Sex and relationship therapist is not likely to be seen on any undergraduate student’s list of potential careers.

It certainly wasn’t on Sue McGarvie’s either. Her involvement in the sexual health industry as a sex therapist was a far cry from a common career.

“I love getting paid to talk about sex. It’s a cool gig,” she says with a laugh, her voice light and musical. “But I also enjoy the diversity. You never know what’s going to come through your door.”

Today, however, the former host of the radio show Sunday Night Sex With Sue and guru on all matters regarding reproductive health is among Canada’s best known sex therapists, according to an online bio on her website Sex with Sue.

Originally she wanted to be a gynecologist, but struggles with statistics and organic chemistry left her disenchanted and seeking other career options, McGarvie says.

“Finding your career is really about reinventing yourself, because there was no such thing as a job as a sex therapist in Ottawa at the time that I graduated. So I got out of school and basically made my own job,” McGarvie says. “I could have gone and done my midwifery, but I got stuck in the reproductive system and never left.”

McGarvie says she started out as the sexuality co-ordinator for health services while at Carleton University. She also says she worked at Planned Parenthood and the Birth Control Clinic in downtown Ottawa.

It was through these experiences she says she discovered her “unshockable” nature with regards to all things sexual.

“Every now and again I get what I call the weird and the wonderful, which is a fetish or a transsexual — everything and anything — and that’s always fun,” she says.

“I’ve had guys that dress up like Little Bo Peep. I have seen hermaphrodites and amputees,” she says.

“But, what I find really unusual is how people interpret sex. As a therapist you see a lot of the same situations, but what’s most interesting is to see how people react to them.”

McGarvie says she took a job as a sex therapist on a live radio show and within six weeks she had the number one rated talk show in Ottawa.

Curious by nature and a compulsive course taker, McGarvie says she has dedicated the last 20 years to a thorough study of human sexuality.

“When I started, I was talking to people about birth control, and that’s what everybody wanted to know,” she says. “And now we`re talking about being 40 and what do you do? How do you keep it hot? How do you change the relationship?”

McGarvie says she has worked on radio, television, in private practice and has written several books covering common sexual difficulties such as premature ejaculation and low libido.

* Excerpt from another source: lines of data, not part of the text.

int mik_fail(mik_ctx *ctx, int code, const char *fmt, ...)
{
    char buf[512];
// ... 877 lines not shown
    std::vector<int> rowptr, col;
    std::vector<unsigned char> v;
    if (ctx->tuning[MIK_KNOB_UPLOAD] != 1 && nnz > 0 && n_rows > 0 && n_cols > 0 && n_rows < 0x7f000000) {
        mik_csr *A = new (std::nothrow) mik_csr();
        if (!A) return mik_fail(ctx, MIK_ERR_NOMEM, "mik_csr_create: host allocation failed");
        A->ctx = ctx; A->dtype = dtype; A->n_rows = n_rows; A->n_cols = n_cols; A->nnz = nnz;
        (void)hipSetDevice(ctx->device);
        int rc = mik_upload_device(ctx, A, dtype, n_rows, n_cols, nnz, ptr, idx, val, index_base, is_csc);
        if (rc == MIK_OK && !A->sdia_val && !A->sdia_pats && (ctx->tuning[MIK_KNOB_LAYOUTS] & 1) == 0 && ctx->tuning[MIK_KNOB_UPLOAD] != 2) {
            rc = mik_build_sdiaw_device(ctx, A);
            if (rc == MIK_OK) rc = mik_build_jds_device(ctx, A);
            if (rc == MIK_OK) rc = mik_build_xwin_device(ctx, A);
        } else if (rc == MIK_OK && !A->sdia_val && !A->sdia_pats && (ctx->tuning[MIK_KNOB_LAYOUTS] & 1) == 0) {
            try {
                rowptr.resize((size_t)n_rows + 1);
                col.resize((size_t)nnz);
                v.resize((size_t)nnz * es);
            } catch (const std::bad_alloc &) {
                mik_csr_destroy(A);
                return mik_fail(ctx, MIK_ERR_NOMEM, "mik_csr_create: host staging allocation failed");
            }
            if (hipMemcpy(rowptr.data(), A->rowptr, sizeof(int) * ((size_t)n_rows + 1), hipMemcpyDeviceToHost) != hipSuccess ||
                hipMemcpy(col.data(), A->col, sizeof(int) * (size_t)nnz, hipMemcpyDeviceToHost) != hipSuccess ||
                hipMemcpy(v.data(), A->val, es * (size_t)nnz, hipMemcpyDeviceToHost) != hipSuccess) {
                mik_csr_destroy(A);
                return mik_fail(ctx, MIK_ERR_HIP, "mik_csr_create: reading the device CSR back failed");
            }
            rc = csr_build_sdiaw(ctx, A, rowptr, col, v, es, n_rows, n_cols, nnz);
            if (rc == MIK_OK) rc = csr_build_jds(ctx, A, rowptr, col, v, es, n_rows, nullptr);
            if (rc == MIK_OK) rc = csr_build_xwin(ctx, A, rowptr, col, es, n_rows, n_cols, A->max_row_nnz);
            if (rc == MIK_OK) rc = mik_build_rperm_host(ctx, A, rowptr.data());
        }
        if (rc == MIK_OK) rc = sdiaw_chunk_bits(ctx, A);
        if (rc == MIK_OK) { *out = A; return MIK_OK; }
        mik_csr_destroy(A);
        if (rc != MIK_ERR_NOTIMPL) return rc;
    }
    if (on_device) return MIK_ERR_NOTIMPL;
    try {
        rowptr.assign((size_t)n_rows + 1, 0);
        col.resize((size_t)nnz);
        v.resize((size_t)nnz * es);
    } catch (const std::bad_alloc &) {
        return mik_fail(ctx, MIK_ERR_NOMEM, "mik_csr_create: host staging allocation failed");
    }
    for (int64_t j = 0; j < n_major; ++j)
        if (ptr[j + 1] < ptr[j]) return mik_fail(ctx, MIK_ERR_INVALID, "mik_csr_create: ptr not monotone at %lld", (long long)j);
    for (int64_t k = 0; k < nnz; ++k) {
        const int64_t i = idx[k] - index_base;
        if (i < 0 || i >= n_minor) return mik_fail(ctx, MIK_ERR_INVALID, "mik_csr_create: index %lld out of range at %lld", (long long)idx[k], (long long)k);
    }
    int max_row = 0;
    if (is_csc) {
        for (int64_t k = 0; k < nnz; ++k) rowptr[(size_t)(idx[k] - index_base) + 1]++;
        for (int64_t r = 0; r < n_rows; ++r) {
            max_row = std::max(max_row, rowptr[r + 1]);
            rowptr[r + 1] += rowptr[r];
        }
        std::vector<int> cursor(rowptr.begin(), rowptr.end() - 1);
        for (int64_t j = 0; j < n_cols; ++j)
            for (int64_t k = ptr[j] - index_base; k < ptr[j + 1] - index_base; ++k) {
                const int64_t r = idx[k] - index_base;
                const int dst = cursor[r]++;
                col[dst] = (int)j;
                memcpy(&v[(size_t)dst * es], (const unsigned char *)val + (size_t)k * es, es);
            }
// ... 137 lines not shown
                for (size_t q = 4 * g2; q < std::min(4 * g2 + 4, long_rows.size()); ++q) {
                    lo = std::min<int64_t>(lo, col[(size_t)long_start[q]]);
                    hi = std::max<int64_t>(hi, col[(size_t)long_start[q] + (size_t)long_len[q] - 1]);
                }
                lo &= ~(int64_t)(W - 1);
                if (lo + LW > n_cols) lo = (n_cols - LW) & ~(int64_t)(W - 1);
                if (hi - lo < 2 * LW) { lwin[g2] = (int)lo; ++with_window; }
            }
            A->long_spread = 2 * with_window >= nwg;
            if (!A->long_spread) {
                std::fill(lwin.begin(), lwin.end(), -1);
                std::vector<int> ord(long_rows.size());
                for (size_t q = 0; q < ord.size(); ++q) ord[q] = (int)q;
                std::stable_sort(ord.begin(), ord.end(), [&](int a, int b) { return long_len[(size_t)a] > long_len[(size_t)b]; });
                std::vector<int> tab3;
                for (int q : ord) tab3.push_back(long_rows[(size_t)q]);
                for (int q : ord) tab3.push_back(long_start[(size_t)q]);
                for (int q : ord) tab3.push_back(long_len[(size_t)q]);
                if (hipMemcpy(A->long_rows, tab3.data(), sizeof(int) * tab3.size(), hipMemcpyHostToDevice) != hipSuccess) {
                    cleanup();
                    return mik_fail(ctx, MIK_ERR_HIP, "mik_csr_create: long-row table");
                }
            }
            hipError_t e2;
            if ((e2 = hipMalloc((void **)&A->long_win, sizeof(int) * nwg)) != hipSuccess ||
                (e2 = hipMemcpy(A->long_win, lwin.data(), sizeof(int) * nwg, hipMemcpyHostToDevice)) != hipSuccess) {
                cleanup();
                return mik_fail(ctx, MIK_ERR_HIP, "mik_csr_create: long-row windows: %s", hipGetErrorString(e2));
            }
            A->long_lw = (int)LW;
        }
    }
    if (rc_layout == MIK_OK) rc_layout = sdiaw_chunk_bits(ctx, A);
    if (rc_layout != MIK_OK) { cleanup(); return rc_layout; }
    *out = A;
    return MIK_OK;
}

extern "C" int mik_csr_destroy(mik_csr *A)
{
    if (!A) return MIK_OK;
    if (A->ctx) (void)hipStreamSynchronize(A->ctx->stream);
    if (A->rowptr) (void)hipFree(A->rowptr);
    if (A->col) (void)hipFree(A->col);
    if (A->val) (void)hipFree(A->val);
    if (A->long_rows) (void)hipFree(A->long_rows);
    if (A->is_long) (void)hipFree(A->is_long);
    if (A->seg_sum) (void)hipFree(A->seg_sum);
    if (A->sdia_ptr) (void)hipFree(A->sdia_ptr);
    if (A->sdia_off) (void)hipFree(A->sdia_off);
    if (A->sdia_tri) (void)hipFree(A->sdia_tri);
    if (A->sdia_mask) (void)hipFree(A->sdia_mask);
    if (A->sdia_val) (void)hipFree(A->sdia_val);
    if (A->sdia_pats) (void)hipFree(A->sdia_pats);
    if (A->sdia_pat_id) (void)hipFree(A->sdia_pat_id);
    if (A->sdia_recs) (void)hipFree(A->sdia_recs);
    if (A->sdiaw_pats) (void)hipFree(A->sdiaw_pats);
    if (A->sdiaw_pat_id) (void)hipFree(A->sdiaw_pat_id);
    if (A->sdiaw_mask) (void)hipFree(A->sdiaw_mask);
    if (A->sdiaw_uz) (void)hipFree(A->sdiaw_uz);
    if (A->xwin_lo) (void)hipFree(A->xwin_lo);
    if (A->rperm) (void)hipFree(A->rperm);
    if (A->long_win) (void)hipFree(A->long_win);
    if (A->jds_ptr) (void)hipFree(A->jds_ptr);
    if (A->jds_len) (void)hipFree(A->jds_len);
    if (A->jds_col) (void)hipFree(A->jds_col);
    if (A->jds_val) (void)hipFree(A->jds_val);
    delete A;
    return MIK_OK;
}

static int spmv_kernel_choice(const mik_csr *A);
extern "C" int mik_csr_layout(const mik_csr *A, int *layout)
{
    if (!A || !layout) return MIK_ERR_INVALID;
    *layout = spmv_kernel_choice(A);
// ... 33 lines not shown
    if (!A) return MIK_ERR_INVALID;
    if (n_rows) *n_rows = A->n_rows;
    if (n_cols) *n_cols = A->n_cols;
    if (nnz) *nnz = A->nnz;
    if (dtype) *dtype = A->dtype;
    return MIK_OK;
}

template <typename T>
int mik_spmv_launch_range(mik_ctx *ctx, const mik_csr *A, const T *x, T *y, bool fuse_dot, T *seg_out, const int *done, int rb_begin,
                          int rb_count);

static int spmv_kernel_choice(const mik_csr *A)
{
    const bool csr = A->col != nullptr;
    if (A->force_layout == 0 && csr) return 0;
    if ((A->ctx->tuning[MIK_KNOB_LAYOUTS] & 1) == 0 || !csr) {
        if (A->sdia_pats && ((A->ctx->tuning[MIK_KNOB_LAYOUTS] & 4) == 0 || !csr)) return 5;
        if (A->sdia_val && ((A->ctx->tuning[MIK_KNOB_LAYOUTS] & 4) == 0 || !csr)) return 4;
        if (A->sdiaw_pats && ((A->ctx->tuning[MIK_KNOB_LAYOUTS] & 4) == 0 || !csr)) return 6;
        if (A->jds_val && (A->ctx->tuning[MIK_KNOB_LAYOUTS] & 8) == 0) return 1;
    }
    return 0;
}
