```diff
                         const int b0 = __ffs(todo) - 1;
                         todo &= todo - 1;
@@ -365,6 +369,9 @@
                 if (lane == 0) nxt = atomicAdd(&s_blk[par], 1);
                 A = __shfl_sync(full, nxt, 0);
             }
+#ifdef P6D_DEV
+            if (lane == 0 && evals) atomicAdd(&g_pr_sub_evals, static_cast<unsigned long long>(evals));
+#endif
         }
         __syncthreads();
         if (tid == 0) s_blk[par] = PR_WARPS;
@@ -407,13 +414,18 @@
         std::lock_guard<std::mutex> lock(g_pr_mu);
         size_t& cur = g_pr_smem_raised[table->device & 63];
         if (smem > cur) {
-            int limit = 0;
-            P6D_CUDA(cudaDeviceGetAttribute(&limit, cudaDevAttrMaxSharedMemoryPerBlockOptin, table->device));
-            if (smem + 1024 > static_cast<size_t>(limit)) {
+            int per_sm = 0, reserved = 0;
+            cudaFuncAttributes fa{};
+            P6D_CUDA(cudaDeviceGetAttribute(&per_sm, cudaDevAttrMaxSharedMemoryPerMultiprocessor, table->device));
+            P6D_CUDA(cudaDeviceGetAttribute(&reserved, cudaDevAttrReservedSharedMemoryPerBlock, table->device));
+            P6D_CUDA(cudaFuncGetAttributes(&fa, (const void*)adds_pruned_kernel<256, 2>));
+            const size_t fit = static_cast<size_t>(per_sm / 2 - reserved) - fa.sharedSizeBytes;
+            if (smem > fit) {
                 if (!force) return P6D_OK;
-                set_error("largest mesh has %d points; the pruned ADD-S kernel keeps both clouds and the sorted mesh in "
-                          "shared memory and accepts at most %d points on this device (p6d_add_eval takes larger meshes)",
-                          table->max_count, (limit - 1024) / 4 / 12 / 32 * 32);
+                set_error("largest mesh has %d points; the pruned ADD-S kernel keeps the gt cloud, both distance rows and "
+                          "the bounding spheres in shared memory (24 bytes per point), needs two CTAs per SM and accepts "
+                          "at most %d points on this device (p6d_add_eval takes larger meshes)",
+                          table->max_count, static_cast<int>(fit / 24 / 32 * 32));
                 return P6D_ETOOBIG;
             }
             for (const void* fn : {(const void*)adds_pruned_kernel<256, 2>, (const void*)adds_pruned_kernel<256, 3>,
@@ -523,4 +535,15 @@
     return rc;
 }
 
-}
+#ifdef P6D_DEV
+__attribute__((visibility("default"))) int p6d_dev_pruned_sub_evals(int reset, unsigned long long* out) {
+    if (out) P6D_CUDA(cudaMemcpyFromSymbol(out, g_pr_sub_evals, sizeof(unsigned long long)));
+    if (reset) {
+        const unsigned long long zero = 0;
+        P6D_CUDA(cudaMemcpyToSymbol(g_pr_sub_evals, &zero, sizeof(zero)));
+    }
+    return P6D_OK;
+}
+#endif
+
+}
```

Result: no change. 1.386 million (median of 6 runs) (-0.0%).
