+template <int NT>
+int launch_px(const CUtensorMap& tw, const CUtensorMap& tx, const CUtensorMap& ty, PxParams p, int sms,
+              cudaStream_t st) {
+  const int kchunks = (p.Cin + PX_BK - 1) / PX_BK;
+  const int budget = PX_SMEM_LIMIT - PX_SMEM_AUX;
+  const int wres_bytes = kchunks * NT * 128;
+  const int out_bytes = NT * PX_BM * 2;
+  int smem = 0;
+  for (int wres = (wres_bytes <= 128 * 1024 && p.num_mg == 1) ? 1 : 0; wres >= 0; --wres) {
+    const int stage_bytes = (wres ? 0 : NT * 128) + PX_X_BYTES;
+    const int rem = budget - (wres ? wres_bytes : 0);
+    p.wres = wres;
+    p.out_bufs = 2;
+    p.stages = (rem - 2 * out_bytes) / stage_bytes;
+    if (p.stages < 3) { p.out_bufs = 1; p.stages = (rem - out_bytes) / stage_bytes; }
+    if (p.stages > PX_MAX_STAGES) p.stages = PX_MAX_STAGES;
+    smem = (wres ? wres_bytes : 0) + p.stages * stage_bytes + p.out_bufs * out_bytes + PX_SMEM_AUX;
+    if (p.stages >= 2) break;
+  }
+  SPC_REQUIRE(p.stages >= 2, "wgmma px conv: shared memory budget too small (NT=%d kchunks=%d)", NT, kchunks);
+  auto kern = pw_px_gemm_kernel<NT>;
+  static bool attr_set = false;
+  if (!attr_set) {
+    SPC_CHECK_CUDA(cudaFuncSetAttribute(kern, cudaFuncAttributeMaxDynamicSharedMemorySize, PX_SMEM_LIMIT));
+    attr_set = true;
+  }
+  kern<<<p.num_tiles < sms ? p.num_tiles : sms, PX_THREADS, smem, st>>>(tw, tx, ty, p);
+  count_launch();
+  SPC_CHECK_CUDA(cudaGetLastError());
+  return SPC_OK;
+}
+
+}
+
+int run_pw_px(int NT, const CUtensorMap& tw, const CUtensorMap& tx, const CUtensorMap& ty, int M, int Cin, int N, int P,
+              int x5, int y5, const __nv_bfloat16* bias, int sms, cudaStream_t st) {
+  PxParams p{};
+  p.M = M; p.Cin = Cin; p.N = N; p.x5 = x5; p.y5 = y5; p.bias = bias;
+  p.num_mg = (M + NT - 1) / NT;
+  p.tiles_per_image = (P + PX_BM - 1) / PX_BM;
+  p.num_tiles = p.tiles_per_image * N * p.num_mg;
+  if (NT == 56) return launch_px<56>(tw, tx, ty, p, sms, st);
+  if (NT == 104) return launch_px<104>(tw, tx, ty, p, sms, st);
+  if (NT == 208) return launch_px<208>(tw, tx, ty, p, sms, st);
+  set_error("wgmma px conv: no kernel for %d output channels per tile", NT);
+  return SPC_EUNSUPPORTED;
+}
+
+}
diff --git a/mpi4dl_b200/csrc/gemm_tc.cu b/mpi4dl_b200/csrc/gemm_tc.cu
--- a/mpi4dl_b200/csrc/gemm_tc.cu
+++ b/mpi4dl_b200/csrc/gemm_tc.cu
@@ -14,6 +14,9 @@
 bool wgrad_tap_supported(int K, int C, int R, int S, int H, int W, int stride);
 int run_wgrad_tap(const __nv_bfloat16* x, const __nv_bfloat16* dy, float* dw, int K, int C, int N, int H, int W, int R, int S,
                   cudaStream_t st);
+
+int run_pw_px(int NT, const CUtensorMap& tw, const CUtensorMap& tx, const CUtensorMap& ty, int M, int Cin, int N, int P,
+              int x5, int y5, const __nv_bfloat16* bias, int sms, cudaStream_t st);
 
 namespace {
 
@@ -367,7 +370,16 @@
   int H, W, N;
   int stride;
   const __nv_bfloat16* prepacked;
+  int px;
 };
+
+int px_tile_channels(int M) {
+  const int nt = M <= 56 ? 56 : (M <= 104 ? 104 : 208);
+  const int pad = round_up(M, nt);
+  const int blocks = (M + 127) / 128;
+  const int old_rows = (blocks >= 2 ? round_up(blocks, 2) : 1) * 128;
+  return (pad < old_rows && 10 * M >= 9 * pad) ? nt : 0;
+}
 
 int run_conv_tc(const TcConv& c, const __nv_bfloat16* x, const __nv_bfloat16* bias, __nv_bfloat16* y, void* ws,
                 size_t ws_bytes, cudaStream_t st) {
@@ -375,7 +387,9 @@
   const int cs = c.stride;
   const int Ho = c.H / cs, Wo = c.W / cs;
   const int Pin = c.H * c.W, P = Ho * Wo;
-  const int Mpad = round_up(c.M, 128), Cpad = round_up(c.Cin, BK);
+  const int nt = (c.px && taps == 1) ? px_tile_channels(c.M) : 0;
+  const bool px = nt && (long long)c.N * ((P + BN - 1) / BN) >= 2ll * sm_count();
+  const int Mpad = round_up(c.M, px ? nt : 128), Cpad = round_up(c.Cin, BK);
   const bool v2 = taps > 1 && !env_get("SPC_TAP_V1") && tap_v2_supported(c.M, c.Cin, c.R, c.S, c.H, c.W, c.N, cs);
   const bool copies = (c.S > 1 || cs > 1) && taps > 1 && !v2;
   const uintptr_t ws0 = reinterpret_cast<uintptr_t>(ws);
@@ -413,11 +427,18 @@
   {
     const uint64_t dims[2] = {(uint64_t)Cpad, (uint64_t)taps * Mpad};
     const uint64_t strides[2] = {0, (uint64_t)Cpad * 2};
-    const uint32_t box[2] = {BK, 128};
+    const uint32_t box[2] = {BK, px ? (uint32_t)nt : 128u};
     int rc = make_tmap(&tw, wp, 2, dims, strides, box);
     if (rc) return rc;
   }
   int rc;
+  if (px) {
+    rc = x5 ? make_act_tmap5(&tx, x, Pin, c.Cin, c.N, BK / 8, BN / 64) : make_act_tmap(&tx, x, Pin, c.Cin, c.N, BK);
+    if (rc) return rc;
+    rc = y5 ? make_act_tmap5(&ty, y, P, c.M, c.N, nt / 8, 2) : make_act_tmap(&ty, y, P, c.M, c.N, nt);
+    if (rc) return rc;
+    return run_pw_px(nt, tw, tx, ty, c.M, c.Cin, c.N, P, x5, y5, bias, sm_count(), st);
+  }
   if (taps > 1) {
     const uint64_t dims[4] = {(uint64_t)Wo, (uint64_t)c.H, (uint64_t)c.Cin, (uint64_t)c.N * (copies ? c.S : 1)};
     const uint64_t strides[4] = {0, (uint64_t)Wo * 2, (uint64_t)c.H * Wo * 2, (uint64_t)c.H * Wo * c.Cin * 2};
@@ -452,8 +473,10 @@
 }
 
 int run_pw(const __nv_bfloat16* w, int ld, int transpose, int M, int Cin, const __nv_bfloat16* x,
-           const __nv_bfloat16* bias, __nv_bfloat16* y, int N, int P, void* ws, size_t ws_bytes, cudaStream_t st) {
+           const __nv_bfloat16* bias, __nv_bfloat16* y, int N, int P, void* ws, size_t ws_bytes, cudaStream_t st,
+           int px = 1) {
   TcConv c{};
+  c.px = px;
   c.w = w;
   c.sm = transpose ? 1 : ld; c.sc = transpose ? ld : 1; c.flip = 0;
   c.M = M; c.Cin = Cin; c.R = 1; c.S = 1; c.ph = 0; c.pw = 0; c.H = 1; c.W = P; c.N = N; c.stride = 1;
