# aleju/face-generator

Measured on NVIDIA H100. Metric: 32x32 GAN train images/sec (1 D-iter + 1 G-iter per batch, batch 256/GPU), higher is better.
Workload: dtype f32

## Files before the change

### face_generator_b200/csrc/capi.cu

```cuda
#include <algorithm>
#include <cstdarg>
#include <cstdlib>
#include <cstring>

#include "fg_internal.h"
#include "k_conv_tc.h"

static thread_local char g_err[1024] = "";
void fg_set_error(const char* fmt, ...) {
  va_list ap;
  va_start(ap, fmt);
  vsnprintf(g_err, sizeof(g_err), fmt, ap);
  va_end(ap);
}

#define ENTER(c)                                      \
  do {                                                \
    if (!(c)) {                                       \
      fg_set_error("null fg_ctx");                    \
      return FG_ERR_INVALID;                          \
    }                                                 \
    FG_CUDA(cudaSetDevice((c)->device));              \
  } while (0)

// ... 232 lines not shown
  ENTER(c);
  c->graph_epoch++;
  if (!strcmp(key, "sgd_momentum_D") || !strcmp(key, "sgd_momentum_G")) {
    FG_REQUIRE(v >= 0.0 && v < 1.0, "%s must be in [0, 1)", key);
    (key[13] == 'D' ? c->sgd_mom_D : c->sgd_mom_G) = (float)v;
    return FG_OK;
  }
  fg_set_error("fg_set_option_f: unknown key '%s'", key);
  return FG_ERR_INVALID;
}
int64_t fg_get_option(fg_ctx* c, const char* key) {
  if (!c || !key) return -1;
  if (!strcmp(key, "conv_impl")) return c->conv_impl;
  if (!strcmp(key, "max_batch")) return c->maxB;
  if (!strcmp(key, "channels")) return c->C;
  if (!strcmp(key, "sm_count")) return c->sm_count;
  if (!strcmp(key, "bn_epilogue")) return c->bn_epilogue;
  if (!strcmp(key, "edge_impl")) return c->edge_impl;
  if (!strcmp(key, "mma_f16")) return c->mma_f16;
  if (!strcmp(key, "dp_overlap")) return c->dp_overlap;
  if (!strcmp(key, "use_graph")) return c->use_graph;
  if (!strcmp(key, "bwd_merge")) return c->bwd_merge;
  if (!strcmp(key, "bwd_merge_ctas")) return c->bwd_merge_ctas;
  if (!strcmp(key, "optimizer_D")) return c->opt_D;
  if (!strcmp(key, "optimizer_G")) return c->opt_G;
  if (!strcmp(key, "last_conv_kind")) return c->last_conv_kind;
  if (!strcmp(key, "last_conv_tile_m")) return c->last_conv_tile_m;
  if (!strcmp(key, "last_conv_tile_n")) return c->last_conv_tile_n;
  if (!strcmp(key, "last_conv_format")) return c->last_conv_format;
  if (!strcmp(key, "last_conv_splits")) return c->last_conv_splits;
  return -1;
}

int fg_adam_step(fg_ctx* c, float* p, const float* g, float* m, float* v, int64_t n, float lr, float beta1, float beta2,
                 float eps, int t, float l1_grad, float l2, float clampv, float grad_scale) {
  ENTER(c);
  FG_REQUIRE(p && g && m && v && n > 0 && t >= 1, "fg_adam_step: bad arguments");
  const double step = (double)lr * sqrt(1.0 - pow((double)beta2, t)) / (1.0 - pow((double)beta1, t));
  return k_adam(c, p, g, m, v, n, beta1, beta2, eps, l1_grad, l2, clampv, grad_scale, nullptr, nullptr, (float)step,
                nullptr);
}

void* fg_dev_alloc(size_t bytes) {
  void* p = nullptr;
  if (cudaMalloc(&p, bytes) != cudaSuccess) {
    fg_set_error("fg_dev_alloc(%zu) failed: %s", bytes, cudaGetErrorString(cudaGetLastError()));
// ... 93 lines not shown
```

### face_generator_b200/csrc/fg_internal.h

```cpp
#pragma once
#include <cuda_runtime.h>
#include <cstdint>
#include <cstdio>
#include <deque>
#include <functional>
#include <initializer_list>
#include <map>
#include <string>
#include <vector>

#include "fg_b200.h"

void fg_set_error(const char* fmt, ...);

#define FG_CUDA(call)                                                                               \
  do {                                                                                              \
    cudaError_t e__ = (call);                                                                       \
    if (e__ != cudaSuccess) {                                                                       \
      fg_set_error("%s:%d: %s -> %s", __FILE__, __LINE__, #call, cudaGetErrorString(e__));          \
      return FG_ERR_CUDA;                                                                           \
    }                                                                                               \
  } while (0)
#define FG_TRY(call)                  \
  do {                                \
// ... 192 lines not shown
  double* red_ws = nullptr;
  size_t red_ws_elems = 0;
  double* red_ws_opt = nullptr;
  unsigned* red_ticket = nullptr;
  double* bn_slice_acc = nullptr;
  float* bn_parts = nullptr;
  int edge_impl = 1;
  int bn_epilogue = 1;
  int mma_f16 = 1;
  float* lop_sx = nullptr;
  float* lop_sy = nullptr;
  unsigned* amax_out = nullptr;
  bool* amax_done = nullptr;
  double* bn_acc = nullptr;
  float* io_dev = nullptr;
  size_t io_dev_elems = 0;
  float* scratch[8] = {nullptr, nullptr, nullptr, nullptr, nullptr, nullptr, nullptr, nullptr};
  size_t scratch_elems[8] = {0, 0, 0, 0, 0, 0, 0, 0};
  void* nccl_comm = nullptr;
  int world = 1, rank = 0;
  int dp_overlap = 1;
  int reserve_sms = 0;
  int last_conv_kind = 0, last_conv_tile_m = 0, last_conv_tile_n = 0, last_conv_format = 0, last_conv_splits = 0;
  int bwd_merge = 1, bwd_merge_ctas = 0;
  int* bwd_claim = nullptr;
  int use_graph = 1, graph_epoch = 0;
  uint64_t* seed_dev = nullptr;
  cudaStream_t comm_stream = nullptr;
  cudaEvent_t ev_fork = nullptr, ev_join = nullptr;
  bool debug_keep = false;
  cudaEvent_t events[16] = {};
  bool timing = false;
  std::map<std::string, TimerRec> timers;
};
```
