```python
class HipConv2d(nn.Conv2d):

    def __init__(self, *args, **kwargs):
        super().__init__(*args, **kwargs)
        k, s, p, d = self.kernel_size, self.stride, self.padding, self.dilation
        if k[0] != k[1] or s[0] != s[1] or p[0] != p[1] or d != (1, 1) or self.groups != 1:
            raise NotImplementedError('HipConv2d: square kernel/stride/pad, dilation 1, groups 1 only')

    def forward(self, x, act_slope=None, residual=None):
        return ops.conv2d(x, self.weight, self.bias, self.stride[0], self.padding[0], act_slope, residual)


class HipBatchNorm2d(nn.BatchNorm2d):

    def forward(self, x, act_slope=None):
        return ops.batch_norm_act(x, self, act_slope)
```

sradsgan_amd/model/sradsgan.py:

```python
import math

import torch
import torch.nn as nn

from .. import ops
from .base_networks import ChannelAttention, SpatialAttention, _Clam, _Slam
from .layers import HipBatchNorm2d, HipConv2d


class GANLoss(nn.Module):

    def __init__(self, gan_type, real_label_val=1.0, fake_label_val=0.0):
        super().__init__()
        self.gan_type = gan_type.lower()
        self.real_label_val, self.fake_label_val = real_label_val, fake_label_val
        if self.gan_type != 'wgan-gp':
            raise NotImplementedError('GAN type [{:s}] is not found'.format(self.gan_type))

    def forward(self, input, target_is_real):
        m = ops.mean(input)
        return -m if target_is_real else m


class CLAM(_Clam):
# ... 232 lines not shown
            if attention and idx == 6:
                entry[2] = [len(layers), len(layers) + 1]
                layers += [ChannelAttention(256), SpatialAttention()]
            self._blocks.append(tuple(entry))
            cin = cout
        layers.append(HipConv2d(cin, 1, 3, 1, 1))
        self.model = nn.Sequential(*layers)

    def forward(self, img):
        x = ops.nhwc(img)
        m = self.model
        for conv_i, bn_i, extra in self._blocks:
            if bn_i is None:
                x = m[conv_i](x, act_slope=0.2)
            else:
                x = m[bn_i](m[conv_i](x), act_slope=0.2)
            for e in extra:
                x = m[e](x)
        return m[len(m) - 1](x)


class FeatureExtractor(nn.Module):

    _CFG = [(3, 64), 'R', (64, 64), 'R', 'P', (64, 128), 'R', (128, 128), 'R', 'P', (128, 256), 'R']

    def __init__(self):
        super().__init__()
        seq = []
        for item in self._CFG:
            seq.append(HipConv2d(item[0], item[1], 3, 1, 1) if isinstance(item, tuple) else nn.Identity())
        self.feature_extractor = nn.Sequential(*seq)
# ... 23 lines not shown
```

sradsgan_amd/ops.py:

```python
import contextlib
import ctypes
import os
import threading
import weakref

import torch
from torch.autograd import Function

from . import _hip

EPI_BIAS, EPI_LRELU, EPI_RESIDUAL, EPI_ROWSCALE, EPI_CHANSCALE, EPI_GRADDATA = 1, 2, 4, 8, 16, 64
CL = torch.channels_last
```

She is the recipient of several awards and distinctions as well as a nominee for Canada’s Top 40 under 40 according to a bio on the Banff Centre of New Media website.

“I’m in a unique position to talk to people and I literally have spoken to 10,000 people about their sex lives. This puts me in a position to be a spokesperson or a conduit for a lot of things which is a really cool position to be in,” McGarvie says.

Her current focus is back at the radio station where her career began. She will once again be broadcast nationally, giving advice and information about sexual relationships.

“The ideal job for me would be sitting on the beach and getting paid and I’m not there yet. But honestly, I love what I do and as long as you can say that I think you’re ahead of the game.”